So this weekend my idle started hunting. I was pretty sure I had sprung a leak somewhere that was opening and closing a miniscule amount while the car vibrated at idle.

My idle would go from 1000 RPM (where I have it set) to about 1900 RPM for a few seconds and then settle back down again. Whatever, drove the car for 300 miles anyway. Only time when it became an issue was at stop lights and trying to get through the free bridge traffic jam between NJ and PA - and then it was just an added annoyance.

When I got home I did not find anything obviously wrong. I plugged my laptop in to see if my IAC had gone out of compliance. It was fine but I noted my "coolant" temps were all over the place.

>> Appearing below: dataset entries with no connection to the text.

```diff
+def head_conv_dact(dy: torch.Tensor, pre: torch.Tensor, w2: torch.Tensor, act: int, leak: float = 0.,
+                   want_dbias: bool = True, dpre: tp.Optional[torch.Tensor] = None,
+                   dbias: tp.Optional[torch.Tensor] = None):
+    _req(dy, "head_conv_dact.dy")
+    _req(pre, "head_conv_dact.pre")
+    _req(w2, "head_conv_dact.w2")
+    B, C, T = pre.shape
+    M = w2.shape[1]
+    assert w2.shape[0] == C and w2.shape[2] == 1 and dy.shape == (B, M, T), (w2.shape, dy.shape, pre.shape)
+    wp = pack_weights_h2(w2, 1, C, M, 1, 0, M, 1, 0)
+    dy_amax = amax(dy)
+    dpre = _head_out(dpre, (B, C, T), "head_conv_dact.dpre")
+    if dpre is not None:
+        _touched(dpre)
+    if dpre is None:
+        dpre = torch.empty_like(pre)
+    dbias = _head_out(dbias, (C,), "head_conv_dact.dbias") if want_dbias else None
+    if want_dbias and dbias is None:
+        dbias = torch.empty(C, device=pre.device, dtype=torch.float32)
+    nbytes = lib().bm_head_conv_dact_workspace_bytes(B, C, T)
+    ws = torch.empty(nbytes, device=pre.device, dtype=torch.uint8)
+    slot = _amax_slot(dpre)
+    rows = _row_amax_out(dpre, slot)
+
+    def launch():
+        check(lib().bm_head_conv_dact_h2(_p(dy), _p(dy_amax), _p(pre), _p(wp), _p(dpre), _p(dbias), _p(ws), nbytes, B, C,
+                                         M, T, act, leak, _p(slot), _p(_stream_ws("amax", pre.device)), _p(rows),
+                                         _stream()), "bm_head_conv_dact_h2")
+    _timed("conv_nn_h2w_kernel<1,2,dact>", 2.0 * B * T * M * C, launch)
+    return dpre, dbias
 
 
 def channel_sum(x: torch.Tensor) -> torch.Tensor:
diff --git a/brainmagick_amd/models/simpleconv.py b/brainmagick_amd/models/simpleconv.py
--- a/brainmagick_amd/models/simpleconv.py
+++ b/brainmagick_amd/models/simpleconv.py
@@ -186,7 +186,6 @@
                 x = BF.Conv1dFn.apply(x, self.final.weight, self.final.bias, 1, H.ACT_NONE, 0., True)
             else:
                 conv, act, tconv = self.final[0], self.final[1], self.final[2]
-                x = BF.Conv1dFn.apply(x, conv.weight, conv.bias, 1, act.code, act.leak, False)
-                x = BF.Conv1dFn.apply(x, tconv.weight, tconv.bias, 1, H.ACT_NONE, 0., True)
+                x = BF.head(x, conv.weight, conv.bias, tconv.weight, tconv.bias, act.code, act.leak)
         assert x.shape[-1] >= length
         return x if x.shape[-1] == length else x[:, :, :length]
diff --git a/include/bm_hip.h b/include/bm_hip.h
--- a/include/bm_hip.h
+++ b/include/bm_hip.h
@@ -84,6 +84,17 @@
                     long res_bstride, float* y_pre, float* y_out, long y_bstride, float* stats, int B, int Cin,
                     int M, int T, int KS, int dil, int act, float leak, int G, float* y_amax_out, float* amax_ws,
                     void* stream);
+
+int bm_head_set_fused(int mode);
+int bm_head_fused_enabled(void);
+int bm_head_h2_covers(int B, int hidden, int M, int T);
+int bm_head_act_conv_h2(const float* pre, const float* pre_amax, const void* wpacked, const float* bias, float* out,
+                        float* y, int B, int C, int M, int T, int act, float leak, float* y_amax_out,
+                        float* out_amax_out, float* amax_ws, void* stream);
+long bm_head_conv_dact_workspace_bytes(int B, int C, int T);
+int bm_head_conv_dact_h2(const float* dy, const float* dy_amax, const float* pre, const void* wpacked, float* dpre,
+                         float* dbias, void* workspace, long workspace_bytes, int B, int C, int M, int T, int act,
+                         float leak, float* amax_out, float* amax_ws, float* amax_rows_out, void* stream);
 
 int bm_gemm_nt_h2_covers(int M, int Cn, int KS, int S, int T, int G, int dil, int ordered);
 int bm_gemm_nt_h2_suggest_splits(int M, int Cn, int KS, int S, int T);
```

Coolant sensor for me is the stock location head temp sensor, plugged into my ECU.

Are these things known for failing? Mine was giving readings with a 100+ degree swings every few seconds (I'm guessing cutting out), and my idle air valve was opening and closing trying to keep up, hence the idle hunting.

Zach
mgphoto
Could be distributor advance mechanism malfunctioning?
VaccaRabite
QUOTE(mgphoto @ Sep 19 2022, 11:06 AM) *

Could be distributor advance mechanism malfunctioning?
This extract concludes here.